Content starts
# tkeskita/smoothMesh

Hardware: AMD Instinct MI355X
Metric: mesh-points smoothed/sec/node (100 iters) + achieved HBM GB/s vs roofline (higher is better)
Workload: dtype f64

## Files before the change

### smoothmesh_amd/csrc/smgpu.hip

```cpp
#include <hip/hip_runtime.h>
#include <hip/hip_ext.h>

#include <algorithm>
#include <chrono>
#include <future>
#include <memory>
#include <mutex>
#include <cstdio>
#include <cstring>
#include <string>
#include <vector>

#include "kernels.hpp"
#include "layers.hpp"
#include "kernels_tiled.hpp"
#include "kernels_walk.hpp"
#include "kernels_filter.hpp"
#include "kernels_boundary.hpp"
#include "kernels_quality.hpp"
#include "boundary.hpp"
#include "tiles.hpp"
#include "topology.hpp"
#include "parallel.hpp"

// ... 154 lines not shown
    hipStream_t bndSide = nullptr;
    hipEvent_t evBndFork = nullptr, evBndJoin = nullptr;
    bool bndPreInFlight = false;
    bool bndPending = false, bndNormalsFromLayers = false;
    std::vector<double> bndPts, bndSurfPts;
    std::vector<int32_t> bndSurfTris;
    std::vector<uint8_t> bndFlags, bndInternal;
    std::vector<BndPatch> bndPatches;
    double bndBlend = 0.0;
    BndView bv{};
    BoundarySetup bs;
    std::vector<int32_t> layerHopsHost, layerMapHost;
    bool useExch = false;
    hipStream_t exch = nullptr;
    hipEvent_t evToExch = nullptr, evFromExch = nullptr;
    bool faFilterInFlight = false;
    EdgeTiles etl;
    EdgeTileView ev{};
    bool edgeTilesOk = false;
    size_t avgPackedCount = 0;
    size_t edgeLds = 0;
    bool eaCoop = true;
    int eaMaxEntries = 0;
    int *qOwn = nullptr, *qNei = nullptr;
    QFace* qFacePart = nullptr;
    QCell* qCellPart = nullptr;
    smgpu_quality* qOut = nullptr;
    int *qProcFace = nullptr, *qSlot = nullptr;
    int qNProc = 0, qNotCounted = 0, qCountedProc = 0;
    std::vector<int32_t> qCoupling;
    smgpu_quality_part* qPartOut = nullptr;
    uint64_t qEpoch = 1, qPackEpoch = 0;
    bool iterOpen = false;
};

static int envInt(const char* name, int def) {
    const char* v = std::getenv(name);
    return v ? std::atoi(v) : def;
}

static int sideStreamDefault(int64_t nPoints) {
    const char* v = std::getenv("ROCPROF_COUNTER_COLLECTION");
    if (v && std::atoi(v) != 0) return 0;
    return nPoints <= (int64_t)envInt("SMGPU_SIDE_STREAM_MAX_POINTS", 4000000) ? 1 : 0;
}


template <typename T>
static int devAlloc(smgpu_handle* h, T** out, size_t n) {
    void* p = nullptr;
    const size_t bytes = std::max<size_t>(n, 1) * sizeof(T);
    HIP_OK(hipMalloc(&p, bytes));
    h->allocs.push_back(p);
    h->deviceBytes += (int64_t)bytes;
    *out = (T*)p;
    return 0;
}
template <typename T>
static int devUpload(smgpu_handle* h, const T** out, const std::vector<T>& v) {
    T* p = nullptr;
    if (devAlloc(h, &p, v.size())) return 1;
    if (!v.empty()) HIP_OK(hipMemcpy(p, v.data(), v.size() * sizeof(T), hipMemcpyHostToDevice));
    *out = p;
    return 0;
}

static Prm makePrm(const smgpu_handle* h) {
    const smgpu_params& p = h->prm;
    Prm r;
    r.layersOn = h->layersOn ? 1 : 0;
    r.bndOn = h->bndOn ? 1 : 0;
    r.maxStep = p.maxStepLength;
    r.relStepFrac = p.relStepFrac;
    r.minEdge = p.minEdgeLength;
    r.totalMinFreeze = p.totalMinFreeze;
    r.smallAngle = SMGPU_PI * p.minAngle / 180.0;
    r.largeAngle = SMGPU_PI * p.maxAngle / 180.0;
    const double M = (double)kFaMargin + 2.0e-5;
    r.faCosLo = (r.smallAngle >= SMGPU_PI) ? -2.0f : (float)(std::cos(std::max(r.smallAngle, 0.0)) - M);
    r.faCosHi = (r.largeAngle <= 0.0) ? 2.0f : (float)(std::cos(std::min(r.largeAngle, SMGPU_PI)) + M);
    static const long long nearUlps = [] { const char* e = std::getenv("SMGPU_NEARTIE_ULPS"); return e ? std::max(0ll, std::atoll(e)) : 4ll; }();
    r.nearUlps = nearUlps;
    return r;
}

static inline int gridFor(int64_t n) { return (int)((n + kBlock - 1) / kBlock); }

template <typename F>
static int launchK(smgpu_handle* h, int k, F&& f, hipStream_t stream = nullptr) {
    if (!stream) stream = h->stream;
    if (h->timing) {
        hipEvent_t a, b;
        for (hipEvent_t* ev : {&a, &b}) {
            if (!h->freeEvents.empty()) { *ev = h->freeEvents.back(); h->freeEvents.pop_back(); }
            else HIP_OK(hipEventCreate(ev));
        }
        HIP_OK(hipEventRecord(a, stream));
        f();
        HIP_OK(hipEventRecord(b, stream));
        h->pending.push_back({k, a, b});
    } else {
        f();
    }
    const hipError_t le = hipGetLastError();
    if (le != hipSuccess) return fail(std::string("launch of ") + kKernelNames[k] + ": " + hipGetErrorString(le));
    h->launches[k]++;
    return 0;
}

template <typename F>
static int launchKDispatch(smgpu_handle* h, int k, F&& f) {
    if (h->timing) {
        hipEvent_t a, b;
        for (hipEvent_t* ev : {&a, &b}) {
            if (!h->freeEvents.empty()) { *ev = h->freeEvents.back(); h->freeEvents.pop_back(); }
            else HIP_OK(hipEventCreate(ev));
        }
        f(a, b);
        h->pending.push_back({k, a, b});
    } else {
        f((hipEvent_t) nullptr, (hipEvent_t) nullptr);
    }
    const hipError_t le = hipGetLastError();
    if (le != hipSuccess) return fail(std::string("launch of ") + kKernelNames[k] + ": " + hipGetErrorString(le));
    h->launches[k]++;
    return 0;
}

static hipError_t zeroNow(void* p, int v, size_t bytes) {
    hipError_t e = hipMemset(p, v, bytes);
    return e != hipSuccess ? e : hipStreamSynchronize(nullptr);
}

enum { DEP_FORK = 0, DEP_JOIN = 1, DEP_TO_EXCH = 2, DEP_FROM_EXCH = 3, DEP_BND_FORK = 4, DEP_BND_JOIN = 5, DEP_COUNT = 6 };
static int depInit(smgpu_handle* h) {
    if (h->depWords || !envInt("SMGPU_STREAM_OPS", 1)) return 0;
    int can = 0;
    if (hipDeviceGetAttribute(&can, hipDeviceAttributeCanUseStreamWaitValue, h->device) != hipSuccess || !can) { (void)hipGetLastError(); return 0; }
    if (hipMalloc((void**)&h->depWords, DEP_COUNT * 64) != hipSuccess) { (void)hipGetLastError(); h->depWords = nullptr; return 0; }
    if (zeroNow(h->depWords, 0, DEP_COUNT * 64) != hipSuccess) return fail("hipMemset failed");
    h->streamOps = true;
    return 0;
}
static int depSignal(smgpu_handle* h, int kind, hipStream_t from, hipEvent_t ev) {
    if (h->streamOps) {
        if (hipStreamWriteValue32(from, h->depWords + 16 * kind, ++h->depValue[kind], 0) == hipSuccess) return 0;
        (void)hipGetLastError();
        h->streamOps = false;
    }
    HIP_OK(hipEventRecord(ev, from));
    return 0;
}
static int depWait(smgpu_handle* h, int kind, hipStream_t to, hipEvent_t ev) {
    if (h->streamOps) { HIP_OK(hipStreamWaitValue32(to, h->depWords + 16 * kind, h->depValue[kind], hipStreamWaitValueGte, 0xffffffffu)); }
    else HIP_OK(hipStreamWaitEvent(to, ev, 0));
    return 0;
}

static int drainTimers(smgpu_handle* h) {
    if (h->pending.empty()) return 0;
    HIP_OK(hipStreamSynchronize(h->stream));
    if (h->side) HIP_OK(hipStreamSynchronize(h->side));
    if (h->bndSide) HIP_OK(hipStreamSynchronize(h->bndSide));
    for (auto& p : h->pending) {
        float ms = 0.f;
        HIP_OK(hipEventElapsedTime(&ms, p.a, p.b));
        h->ms[p.k] += ms;
        h->freeEvents.push_back(p.a);
        h->freeEvents.push_back(p.b);
    }
    h->pending.clear();
    return 0;
}

static bool swapApplyOn(const smgpu_handle* h) {
    return (h->prm.edgeAngleConstraint || h->prm.faceAngleConstraint) && h->useTiles && !h->bndOn && !h->haloOn && h->dStepSqr &&
           envInt("SMGPU_APPLY_SWAP", 1);
}

static bool swapApplyHalo(const smgpu_handle* h) {
    return (h->prm.edgeAngleConstraint || h->prm.faceAngleConstraint) && h->useTiles && !h->bndOn && !h->layersOn && h->haloOn && h->dStepSqr &&
           envInt("SMGPU_APPLY_SWAP", 1);
}
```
Content ends
*Your goal*. Give only the number of lines in the entries that contain "hipStreamSynchronize".

*Result of the exercise*. 4